L'alcool, ce liquide à double tranchant, peut provoquer bien plus qu'une simple euphorie. Une équipe de chercheurs de l'Université de l'Ohio a récemment mis en lumière un phénomène troublant: son effet sur notre tolérance à la douleur influence directement notre comportement, au point d'en décupler l'agressivité.
Selon cette étude, publiée dans le
Journal of Studies on Alcohol and Drugs, l'alcool n'engourdit pas seulement les sensations douloureuses ; il modifie également la perception des souffrances infligées aux autres. Cette découverte s'appuie sur deux expériences impliquant 870 volontaires réguliers de boissons alcoolisées, recrutés et rémunérés pour participer à des tests inédits.
Dans un premier temps, chaque participant consommait une boisson, alcoolisée ou placebo, sans en connaître la nature exacte. Pour les boissons placebo, un subterfuge ingénieux — quelques gouttes d'alcool vaporisées sur le verre — permettait de mimer le goût de l'éthanol. Ensuite, des décharges électriques d'intensité croissante étaient administrées pour évaluer leur seuil de douleur. Les résultats furent sans appel: ceux ayant consommé de l'alcool affichaient une tolérance accrue à la douleur.

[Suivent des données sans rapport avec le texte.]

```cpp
int ctts_profile_collect(void* handle, int32_t which, int64_t* launches, double* total_ms) {
    Prof* pr = static_cast<Prof*>(handle);
    CTTS_CHECK_ARG(pr && which >= 0 && which < CTTS_PROF_N && launches && total_ms, "profile_collect: bad argument");
    std::lock_guard<std::mutex> lk(pr->mu);
    double tot = 0.0;
    int64_t n = 0;
    for (auto& e : pr->ev[which]) {
        float ms = 0.f;
        CTTS_CHECK_HIP(hipEventSynchronize(e.second));
        CTTS_CHECK_HIP(hipEventElapsedTime(&ms, e.first, e.second));
        tot += ms; ++n;
        pr->pool.push_back(e);
    }
    pr->ev[which].clear();
    *launches = n; *total_ms = tot;
    return CTTS_OK;
}

int ctts_profile_destroy(void* handle) {
    Prof* pr = static_cast<Prof*>(handle);
    if (!pr) return CTTS_OK;
    if (t_prof == pr) t_prof = nullptr;
    {
        std::lock_guard<std::mutex> lk(pr->mu);
        for (int w = 0; w < CTTS_PROF_N; ++w)
            for (auto& e : pr->ev[w]) { (void)hipEventDestroy(e.first); (void)hipEventDestroy(e.second); }
        for (auto& e : pr->pool) { (void)hipEventDestroy(e.first); (void)hipEventDestroy(e.second); }
    }
    delete pr;
    return CTTS_OK;
}

static size_t packed_bf16_bytes_impl(const ctts_waveglow_config* cfg, int P) {
    Plan p; BfPlan q;
    if (make_plan(cfg, p)) return 0;
    if (p.C % BGEMM_KC != 0 || p.H % BGEMM_KC != 0) { set_error("bf16: channels must be multiples of 32"); return 0; }
    make_bf_plan(p, q, P);
    return q.total * sizeof(bf16_t);
}

static int pack_flow_bf16_impl(const ctts_waveglow_config* cfg, int32_t k, const ctts_waveglow_flow_weights* w,
                               void* packed_bf16, void* stream, int P, int f16 = 0) {
    Plan p; BfPlan q;
    int rc = make_plan(cfg, p); if (rc) return rc;
    CTTS_CHECK_ARG(k >= 0 && k < p.c.n_flows && w && packed_bf16, "pack_flow_bf16: bad argument");
    CTTS_CHECK_ARG(p.C % BGEMM_KC == 0 && p.H % BGEMM_KC == 0, "pack_flow_bf16: channels must be multiples of 32");
    CTTS_CHECK_ARG(!f16 || P == 1, "pack_flow: the split form exists for bf16 only");
    make_bf_plan(p, q, P, f16);
    CTTS_CHECK_ARG(q.nch_in <= BGEMM_MAX_CHUNKS && BF_SKIP_GROUP * q.nch_rs <= BGEMM_MAX_CHUNKS,
                   "pack_flow_bf16: K of %d chunks exceeds the chunk table", q.nch_in);
    hipStream_t s = as_stream(stream);
    bf16_t* bb = static_cast<bf16_t*>(packed_bf16);
    const int C = p.C, H = p.H, ks = p.c.kernel_size;
    CTTS_CHECK_ARG(w->cond_w[0] && w->cond_w[1] && p.K0 % BGEMM_KC == 0, "pack_flow_bf16: cond weights / n_mel*n_group %% 32");
    const int sdim = p.c.speaker_embed_dim;
    bf16_t* c0 = bb + q.cond0_A + (size_t)k * q.nch_c0 * BGEMM_KC * BGEMM_BM;
    bf16_t* c1 = bb + q.cond1_A + (size_t)k * q.nch_c1 * BGEMM_KC * BGEMM_BM;
// ... 163 lines not shown
```

### cookietts_amd/csrc/waveglow_kernels.h

```cpp
#pragma once

#include "common.h"
#include "gemm_f32.h"

namespace ctts {

int launch_fold_weightnorm(const float* v, const float* g, float* w, int out_ch, int fan, hipStream_t s);
int launch_pack_a(float* dst, const float* src, int bm, int MB, int nch_total, int k_off, int ksrc, int epi, int C, int M,
                  long long src_row_off, long long src_row_stride, int src_k_stride, hipStream_t s, int k_group = 1,
                  int k_member = 0);
int launch_pack_bias(float* dst, int bm, int MB, const float* src0, long long off0, const float* src1, long long off1,
                     int epi, int C, int M, hipStream_t s);
bool upsample_mfma_shape(int n_mel, int win, int hop, int G);
int launch_upsample_pack_mfma(const float* W, float* Wp, hipStream_t s);
int launch_upsample_squeeze(const float* mel, const float* W, const float* Wp, const float* bias, float* spect, int batch,
                            int n_mel, int F, int win, int hop, int G, int ld, int pad, hipStream_t s);
int launch_wn_start(const float* audio, const float* Ws, const float* bs, float* x, int batch, int C, int G,
                    int ch_off, int n_half, int L, int ld, int pad, hipStream_t s);
struct CouplingForward {
    float* log_s;
    long long ls_bstride;
    double* part;
    long long part_bstride;
};
constexpr int FWD_SUMSQ_CHUNK = 4096;
int launch_flow_tail(const float* out, float* audio, float* wave, const float* Wend, const float* bend,
                     const float* Winv, int batch, int C, int G, int ch_off, int n_half, int L, int ld, int pad,
                     hipStream_t s, const CouplingForward* fwd = nullptr);
int launch_flow_head_forward(const float* W, const float* wave, float* z, int batch, int G, int ch_off, int n_rem, int L,
                             hipStream_t s);
int launch_sumsq_partials(const float* z, double* part, int batch, long long n_item, int nblk, hipStream_t s);
int launch_sum_partials(const double* part, long long part_bstride, long long part_kstride, int n, double* out, int out_bstride,
                        int nk, int batch, hipStream_t s);

constexpr int FOLD_ROWS = 16;
int launch_fold_in0(const float* in_w, const float* Ws, const float* bs, float* dst, int C, int n_half, int ks, hipStream_t s);
int launch_fold_skend(const float* const* rs_w, const float* const* rs_b, const float* Wend, const float* bend, float* Wf,
                      float* bf, int C, int n_layers, int n_half, hipStream_t s);
int launch_wn_start_ones(const float* audio, float* a16, int batch, int G, int ch_off, int n_half, int L, int ld, int pad,
                         hipStream_t s);
int launch_skip_end(const float* act, long long act_stride, int nl, const float* Wf, float* acc, bool first, bool tail,
                    const float* bf, const float* Winv, float* audio, float* wave, int batch, int C, int G, int ch_off,
                    int n_half, int L, int ld, int pad, hipStream_t s, const CouplingForward* fwd = nullptr);
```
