template <int WG, int LJ_SLOTS>
__global__ __launch_bounds__(WG) __attribute__((amdgpu_waves_per_eu(T1K_PAIR_WAVES, T1K_PAIR_WAVES))) void k_pair(PairArgs P) {
  constexpr int NWAVE = WG / 64;
  constexpr int PU = T1K_PAIR_UNROLL;
  constexpr uint32_t LJ_CAP = ljCapacity(LJ_SLOTS);
  __shared__ uint32_t warpSums[NWAVE];
  __shared__ int sDup, sFail, sBestM, sBestIdx, sAnySep, sNotOne;
  __shared__ double sBestSim;
  __shared__ uint32_t sN, sBase;
  __shared__ uint32_t hKey[LJ_SLOTS], hVal[LJ_SLOTS];
  const int tid = threadIdx.x;
  const uint32_t A = P.ref.nAlleles;
  uint64_t *tab2 = P.tab2 + (uint64_t)blockIdx.x * A;
  uint64_t *tabSlot = P.tabSlot + (uint64_t)blockIdx.x * A;
  Frag *frags = P.frags + (uint64_t)blockIdx.x * P.fragCap;
  uint32_t *keep = P.keep + (uint64_t)blockIdx.x * P.fragCap;
  uint32_t fragCap = P.fragCap;
#ifdef T1K_PAIR_PROFILE
  uint64_t tp_[8] = {0, 0, 0, 0, 0, 0, 0, 0}, tl_ = __builtin_amdgcn_s_memtime();
#endif
  const uint32_t nItems = P.only ? (uint32_t)P.counters[23] : P.nFragments;
  __shared__ uint32_t sItem;
  uint32_t hoNext = 0, hoLeft = 0;
  unsigned long long statOvl = 0, statRows = 0;
  unsigned long long rowNext = 0; uint32_t rowLeft = 0;
  for (;;) {
    if (tid == 0) {
      if (hoLeft == 0) { hoNext = (uint32_t)atomicAdd(&P.counters[P.only ? 26 : 25], (unsigned long long)T1K_PAIR_HANDOUT); hoLeft = T1K_PAIR_HANDOUT; }
      sItem = hoNext++; --hoLeft;
      sDup = 0; sFail = 0; sBestM = -1; sBestIdx = 0x7FFFFFFF; sAnySep = 0; sNotOne = 0; sN = 0;
    }
    __syncthreads();
    const uint32_t it = sItem;
    if (it >= nItems) break;
    const uint32_t f = P.only ? P.only[2 * it] : it;
    const uint64_t epoch = (uint64_t)(P.epochBase + f + 1) << 32;
    const bool paired = P.end2 != nullptr;
    const uint32_t e1 = P.end1[f];
    const uint32_t e2 = paired ? P.end2[f] : 0u;
    const bool hasN = P.hasN ? P.hasN[f] != 0 : false;
    const uint32_t n1 = P.listCount[e1];
    const OvlList L1{(const T1kOvlP *)P.listPtr[e1]};
    uint32_t n2 = 0;
    OvlList L2{nullptr};
    if (paired) { n2 = P.listCount[e2]; L2.p = (const T1kOvlP *)P.listPtr[e2]; }
// ... 11 lines not shown
          const unsigned long long q = atomicAdd(&P.counters[23], 1ull);
          const unsigned long long off = atomicAdd(&P.counters[24], (unsigned long long)(n1 + n2));
          P.overflowList[2 * q] = f; P.overflowList[2 * q + 1] = (uint32_t)min(off, 0xFFFFFFFFull);
        }
        __syncthreads();
        continue;
      }
      if (tid == 0) {
        atomicOr(&P.counters[2], P.only ? 1024ull : 128ull);
        if (P.rsRowPtr) { P.rsRowCount[P.fragBase + f] = 0; P.rsAssigned[P.fragBase + f] = 0; }
        else { P.rowStart[f] = 0; P.rowCount[f] = 0; P.fragAssigned[f] = 0; }
      }
      __syncthreads();
      continue;
    }
    if (tid == 0) statOvl += n1 + n2;
    bool lds = n1 + n2 <= LJ_CAP;
    if (lds) {
      for (uint32_t q = tid; q < LJ_SLOTS; q += WG) { hKey[q] = 0; hVal[q] = 0; }
      __syncthreads();
      for (uint32_t i0 = tid; i0 < n1; i0 += 4 * WG) {
        uint32_t al[4];
#pragma unroll
        for (int r = 0; r < 4; ++r) al[r] = i0 + r * WG < n1 ? (uint32_t)(L1.p[i0 + r * WG].lo & 0xFFFFFFu) : 0u;
#pragma unroll
        for (int r = 0; r < 4; ++r) {
          const uint32_t i = i0 + r * WG;
          if (i < n1) { const uint32_t old = atomicOr(&hVal[ljInsert<LJ_SLOTS>(hKey, al[r])], i + 1); if (old & 0x7FFFu) sDup = 1; }
        }
      }
      for (uint32_t j0 = tid; j0 < n2; j0 += 4 * WG) {
        uint32_t al[4];
#pragma unroll
        for (int r = 0; r < 4; ++r) al[r] = j0 + r * WG < n2 ? (uint32_t)(L2.p[j0 + r * WG].lo & 0xFFFFFFu) : 0u;
#pragma unroll
        for (int r = 0; r < 4; ++r) {
          const uint32_t j = j0 + r * WG;
          if (j < n2) { const uint32_t old = atomicOr(&hVal[ljInsert<LJ_SLOTS>(hKey, al[r])], (j + 1) << 16); if (old >> 16) sDup = 1; }
        }
      }
      __syncthreads();
      if (sDup) lds = false;
    }
    if (!lds) {
      for (uint32_t i = tid; i < n1; i += WG) {
        unsigned long long old = atomicExch((unsigned long long *)&tabSlot[L1[i].allele], (unsigned long long)(epoch | i));
        if ((old >> 32) == (epoch >> 32)) sDup = 1;
      }
      for (uint32_t j = tid; j < n2; j += WG) {
        unsigned long long old = atomicExch((unsigned long long *)&tab2[L2[j].allele], (unsigned long long)(epoch | j));
        if ((old >> 32) == (epoch >> 32)) sDup = 1;
      }
      __syncthreads();
    }
    const bool dup = sDup != 0;
    int tbM = -1, tbI = 0x7FFFFFFF;
    double tbS = 0;
    bool tracked = false;
    PP(0);
    const bool stream = both && !dup && !P.listForm;
    uint32_t nKeptStream = 0;
    if (stream) {
      tracked = true;
      const int s1 = ovlStrand(L1[0]), s2 = ovlStrand(L2[0]);
      uint32_t nPairs = 0;
      for (uint32_t i0 = tid; i0 < n1; i0 += PU * WG) {
        T1kOvlP pa[PU], pb[PU];
        int jv[PU], slotv[PU];
#pragma unroll
        for (int u = 0; u < PU; ++u) { const uint32_t i = i0 + u * WG; pa[u] = i < n1 ? L1.p[i] : T1kOvlP{0ull, 0ull}; }
#pragma unroll
        for (int u = 0; u < PU; ++u) {
          const uint32_t i = i0 + u * WG;
          jv[u] = -1; slotv[u] = -1;
          if (i < n1 && s1 != s2) {
            const uint32_t al = (uint32_t)(pa[u].lo & 0xFFFFFFu);
            if (lds) { slotv[u] = ljFind<LJ_SLOTS>(hKey, al); jv[u] = slotv[u] >= 0 ? (int)(hVal[slotv[u]] >> 16) - 1 : -1; }
            else { const uint64_t e = tab2[al]; if ((e >> 32) == (epoch >> 32)) jv[u] = (int)(e & 0x3FFFFFFFu); }
          }
        }
#pragma unroll
        for (int u = 0; u < PU; ++u) pb[u] = jv[u] >= 0 ? L2.p[jv[u]] : T1kOvlP{0ull, 0ull};
#pragma unroll
        for (int u = 0; u < PU; ++u) {
          const uint32_t i = i0 + u * WG;
          if (jv[u] < 0) continue;
          const T1kOvl oa = t1k_ovl_unpack(pa[u]), ob = t1k_ovl_unpack(pb[u]);
          if (!((s1 == 1 && oa.seqStart < ob.seqStart) || (s1 == -1 && oa.seqStart > ob.seqStart))) continue;
          Frag fr;
          makeFrag(fr, &oa, (int)i, &ob, jv[u]);
          ++nPairs;
          if (fr.matchCnt > tbM || (fr.matchCnt == tbM && fr.sim > tbS)) { tbM = fr.matchCnt; tbS = fr.sim; tbI = (int)i; }
          if (lds) atomicOr(&hVal[slotv[u]], 0x8000u); else tab2[oa.allele] |= 0x80000000ull;
        }
      }
      nFrag = nPairs;
    } else
    if (!dup) {
      if (!both) {
        nFrag = n1 + n2;
        for (uint32_t q = tid; q < nFrag; q += WG) {
          if (q < n1) { const T1kOvl o = L1[q]; makeFrag(frags[q], &o, (int)q, nullptr, -1); } else { const T1kOvl o = L2[q - n1]; makeFrag(frags[q], nullptr, -1, &o, (int)(q - n1)); }
        }
      } else {
        tracked = true;
        const int s1 = ovlStrand(L1[0]), s2 = ovlStrand(L2[0]);
        for (uint32_t i0 = 0; i0 < n1; i0 += WG) {
          uint32_t i = i0 + tid;
          int j = -1;
          int slot = -1;
          if (i < n1 && s1 != s2) {
            int jj = -1;
            if (lds) {
              slot = ljFind<LJ_SLOTS>(hKey, L1[i].allele);
              jj = (int)(hVal[slot] >> 16) - 1;
            } else {
              uint64_t e = tab2[L1[i].allele];
              if ((e >> 32) == (epoch >> 32)) jj = (int)(e & 0x7FFFFFFFu);
            }
            if (jj >= 0 && ((s1 == 1 && L1[i].seqStart < L2[jj].seqStart) || (s1 == -1 && L1[i].seqStart > L2[jj].seqStart))) j = jj;
          }
          uint32_t tot;
          uint32_t off = scanExcl<NWAVE>(j >= 0 ? 1u : 0u, warpSums, &tot);
          if (j >= 0) {
            const T1kOvl oa = L1[i], ob = L2[j];
            Frag fr;
            makeFrag(fr, &oa, (int)i, &ob, j);
            frags[nFrag + off] = fr;
            if (fr.matchCnt > tbM || (fr.matchCnt == tbM && fr.sim > tbS)) { tbM = fr.matchCnt; tbS = fr.sim; tbI = (int)(nFrag + off); }
            if (lds) atomicOr(&hVal[slot], 0x8000u); else tab2[L1[i].allele] |= 0x80000000ull;
          }
          nFrag += tot;
        }
      }
      __syncthreads();
    } else {
      if (tid == 0) {
        uint32_t nA = 0;
        const uint64_t ep2 = epoch | 0x40000000ull;
        auto add = [&](const Frag &fr, const T1kOvl &o1) {
          uint64_t e = tabSlot[fr.allele];
          if ((e >> 32) == (epoch >> 32) && (e & 0x40000000ull)) {
            uint32_t s = (uint32_t)(e & 0x3FFFFFFFu);
            const T1kOvl &b1 = frags[s].i >= 0 ? L1[frags[s].i] : L2[frags[s].j];
            if (fragBefore(fr, o1, frags[s], b1)) frags[s] = fr;
// ... 81 lines not shown
          const Frag &fr = frags[q];
          if (fr.matchCnt == sBestM && fr.sim == sBestSim) { mine = (int)q; break; }
        }
        if (tid == 0) sBestIdx = 0x7FFFFFFF;
        __syncthreads();
        if (mine != 0x7FFFFFFF) atomicMin(&sBestIdx, mine);
        __syncthreads();
      }
    }
    const int bestM = sBestM;
    const double bestSim = sBestSim;
    int bestRelaxed = 0;
    if (stream) {
      if (bestM >= 0) {
        const T1kOvl oa = L1[sBestIdx];
        int jj;
        if (lds) jj = (int)(hVal[ljFind<LJ_SLOTS>(hKey, oa.allele)] >> 16) - 1; else jj = (int)(tab2[oa.allele] & 0x3FFFFFFFu);
        bestRelaxed = oa.relaxed + L2[jj].relaxed;
      }
    } else bestRelaxed = nFrag ? frags[sBestIdx].relaxed : 0;
    PP(2);
    uint32_t nKept = 0;
    if (stream) {
      if (bestM >= 0) {
        const int s1 = ovlStrand(L1[0]), s2 = ovlStrand(L2[0]);
        for (uint32_t i0 = 0; i0 < n1; i0 += PU * WG) {
          T1kOvlP pa[PU], pb[PU];
          int jv[PU];
#pragma unroll
          for (int u = 0; u < PU; ++u) { const uint32_t i = i0 + u * WG + tid; pa[u] = (i < n1 && s1 != s2) ? L1.p[i] : T1kOvlP{0ull, 0ull}; }
#pragma unroll
          for (int u = 0; u < PU; ++u) {
            const uint32_t i = i0 + u * WG + tid;
            jv[u] = -1;
            if (i < n1 && s1 != s2) {
              const uint32_t al = (uint32_t)(pa[u].lo & 0xFFFFFFu);
              if (lds) { const int sl = ljFind<LJ_SLOTS>(hKey, al); jv[u] = sl >= 0 ? (int)((hVal[sl] >> 16) & 0xFFFFu) - 1 : -1; }
              else { const uint64_t e = tab2[al]; if ((e >> 32) == (epoch >> 32)) jv[u] = (int)(e & 0x3FFFFFFFu); }
            }
          }
#pragma unroll
          for (int u = 0; u < PU; ++u) pb[u] = jv[u] >= 0 ? L2.p[jv[u]] : T1kOvlP{0ull, 0ull};
#pragma unroll
          for (int u = 0; u < PU; ++u) {
            if (i0 + u * WG >= n1) break;
            const uint32_t i = i0 + u * WG + tid;
            bool kp = false;
            Frag fr;
            if (jv[u] >= 0) {
              const T1kOvl oa = t1k_ovl_unpack(pa[u]), ob = t1k_ovl_unpack(pb[u]);
              if ((s1 == 1 && oa.seqStart < ob.seqStart) || (s1 == -1 && oa.seqStart > ob.seqStart)) {
                makeFrag(fr, &oa, (int)i, &ob, jv[u]);
                int relaxBy = 2;
                if (P.relax) {
// ... 53 lines not shown
    }
    if (!cleared && nKept > 0 && paired && frags[keep[0]].i >= 0 && frags[keep[0]].j >= 0) {
      const Frag rep = frags[keep[0]];
      const T1kOvl r1 = L1[rep.i], r2 = L2[rep.j];
      const double r1s = ovlSim(r1), r2s = ovlSim(r2);
      for (uint32_t i0 = tid; i0 < n1; i0 += PU * WG) {
       T1kOvlP pv[PU];
#pragma unroll
       for (int u = 0; u < PU; ++u) pv[u] = i0 + u * WG < n1 ? L1.p[i0 + u * WG] : T1kOvlP{0ull, 0ull};
#pragma unroll
       for (int u = 0; u < PU; ++u) {
        if (i0 + u * WG >= n1) break;
        const T1kOvl o = t1k_ovl_unpack(pv[u]);
        double os = ovlSim(o);
        const bool tie = o.matchCnt == r1.matchCnt && os > r1s;
        bool inSlot = false;
        if (tie) {
          if (lds) inSlot = (hVal[ljFind<LJ_SLOTS>(hKey, o.allele)] & 0x8000u) != 0;
          else if (!dup) { uint64_t e = tab2[o.allele]; inSlot = (e >> 32) == (epoch >> 32) && (e & 0x80000000ull); }
          else { uint64_t e = tabSlot[o.allele]; inSlot = (e >> 32) == (epoch >> 32) && (e & 0x40000000ull); }
        }
        if (o.matchCnt > r1.matchCnt || (tie && !inSlot)) {
          if (truncatedMate(P.ref, o, r1, r2)) sFail = 1;
          else if (os > r2s + 0.1) sFail = 1;
        }
       }
      }
      for (uint32_t j0 = tid; j0 < n2; j0 += PU * WG) {
       T1kOvlP pv[PU];
#pragma unroll
       for (int u = 0; u < PU; ++u) pv[u] = j0 + u * WG < n2 ? L2.p[j0 + u * WG] : T1kOvlP{0ull, 0ull};
#pragma unroll
       for (int u = 0; u < PU; ++u) {
        if (j0 + u * WG >= n2) break;
        const T1kOvl o = t1k_ovl_unpack(pv[u]);
        double os = ovlSim(o);
        const bool tie = o.matchCnt == r2.matchCnt && os > r2s;
        bool inSlot = false;
        if (tie) {
          if (lds) inSlot = (hVal[ljFind<LJ_SLOTS>(hKey, o.allele)] & 0x8000u) != 0;
          else if (!dup) { uint64_t e = tab2[o.allele]; inSlot = (e >> 32) == (epoch >> 32) && (e & 0x80000000ull); }
          else { uint64_t e = tabSlot[o.allele]; inSlot = (e >> 32) == (epoch >> 32) && (e & 0x40000000ull); }
        }
        if (o.matchCnt > r2.matchCnt || (tie && !inSlot)) {
          if (truncatedMate(P.ref, o, r2, r1)) sFail = 1;
          else if (os > r1s + 0.1) sFail = 1;
        }
       }
      }
      __syncthreads();
      cleared = sFail != 0;
    }
    PP(4);
    if (cleared) nKept = 0;
    bool emptyRow = nKept == 0 || (!P.rawKept && P.maxAssign > 0 && (int)nKept > P.maxAssign);
    if (!emptyRow) {
      for (uint32_t q = tid; q < nKept; q += WG) {
        const Frag &fr = frags[keep[q]];
// ... 32 lines not shown
        for (uint32_t q = tid; q < nRow; q += WG) {
          const Frag &fr = frags[keep[q]];
          t1k_row_entry r;
          r.allele_idx = (int32_t)fr.allele; r.start = fr.seqStart; r.end = fr.seqEnd;
          r.weight = rowWeight(fr.sim, P.sim, hasN);
          r.qual = 1.0f;
          r.adjust_weight = (float)(adjust * r.weight);
          P.rows[(uint64_t)sBase + q] = r;
        }
      }
      __syncthreads();
      continue;
    }
    PP(5);
    __shared__ unsigned long long sRowBase;
    uint32_t *sAllele = hKey;
    static_assert(SORT_TILE <= LJ_SLOTS, "the rank-sort tile lives in the join table's keys");
    __shared__ unsigned long long sHash[2][NWAVE];
    if (tid == 0) {
      unsigned long long b = 0;
      bool fitsChunk = true;
      if (nRow) {
        if (T1K_ROW_RESERVE > 0 && nRow <= rowLeft) { b = rowNext; rowNext += nRow; rowLeft -= nRow; }
        else {
          const unsigned long long take = (unsigned long long)(T1K_ROW_RESERVE > 0 && nRow < (uint32_t)T1K_ROW_RESERVE ? (uint32_t)T1K_ROW_RESERVE : nRow);
          b = atomicAdd(P.rsCursor, take);
          if (b + take > P.rsCap) fitsChunk = false; else { rowNext = b + nRow; rowLeft = (uint32_t)(take - nRow); }
        }
      }
      if (!fitsChunk) { atomicOr(&P.counters[2], 128ull); sRowBase = ~0ull; }
      else { sRowBase = b; statRows += nRow; }
    }
    for (uint32_t q = tid; q < nRow; q += WG) frags[keep[q]].slot = 0;
    for (uint32_t t0 = 0; t0 < nRow; t0 += SORT_TILE) {
      const uint32_t tn = min(nRow - t0, (uint32_t)SORT_TILE);
      __syncthreads();
      for (uint32_t i = tid; i < tn; i += WG) sAllele[i] = frags[keep[t0 + i]].allele;
      __syncthreads();
      for (uint32_t q = tid; q < nRow; q += WG) {
        Frag &fr = frags[keep[q]];
        const uint32_t a = fr.allele;
        int c = 0;
        for (uint32_t i = 0; i < tn; ++i) c += sAllele[i] < a ? 1 : 0;
        fr.slot += c;
      }
    }
// ... 22 lines not shown
    if (tid == 0) {
      const uint64_t g = P.fragBase + f;
      P.rsRowPtr[g] = fits ? (unsigned long long)(P.rsRows + sRowBase) : 0ull;
      P.rsRowCount[g] = fits ? nRow : 0;
      unsigned long long t1 = 0, t2 = 0;
#pragma unroll
      for (int w = 0; w < NWAVE; ++w) { t1 += sHash[0][w]; t2 += sHash[1][w]; }
      P.rsH1[g] = t1 + 0x632BE59BD9B4E019ull * nRow;
      P.rsH2[g] = t2 + 0xA0761D6478BD642Full * nRow;
      P.rsAssigned[g] = anyKept ? 1 : 0;
    }
    __syncthreads();
    PP(7);
  }
  if (tid == 0) {
    if (statOvl) atomicAdd(&P.counters[22], statOvl);
    if (statRows) atomicAdd(&P.counters[9], statRows);
  }
#ifdef T1K_PAIR_PROFILE
  if (tid == 0) for (int i = 0; i < 8; ++i) atomicAdd(&P.counters[32 + i], (unsigned long long)tp_[i]);
#endif
}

Les participants ont ensuite été invités à jouer à un jeu dans lequel le gagnant avait la possibilité d'administrer une décharge au perdant, avec l'intensité de son choix. Il a été constaté que plus leur seuil de tolérance à la douleur était élevé, plus ils étaient enclins à infliger à leur tour des décharges douloureuses à un "adversaire". En réalité, aucun réel opposant n'existait: tout était orchestré par les chercheurs pour évaluer leur niveau d'agressivité.
Brad Bushman, co-auteur de l'étude, souligne que l'alcool ne se contente pas d'engourdir la douleur: il émousse aussi l'empathie. Moins sensibles à leur propre souffrance, les participants semblaient plus prompts à ignorer celle d'autrui, un mécanisme pouvant expliquer certains comportements violents en état d'ébriété.
Les niveaux d'alcoolémie des volontaires étaient légèrement supérieurs à la limite légale pour conduire aux États-Unis, soit environ 0,1 % d'alcool dans le sang. Mais les chercheurs estiment que des consommations plus élevées pourraient amplifier encore ces effets. Une piste inquiétante, surtout quand on sait que l'alcool est souvent associé à des actes de violence ou à des accidents graves.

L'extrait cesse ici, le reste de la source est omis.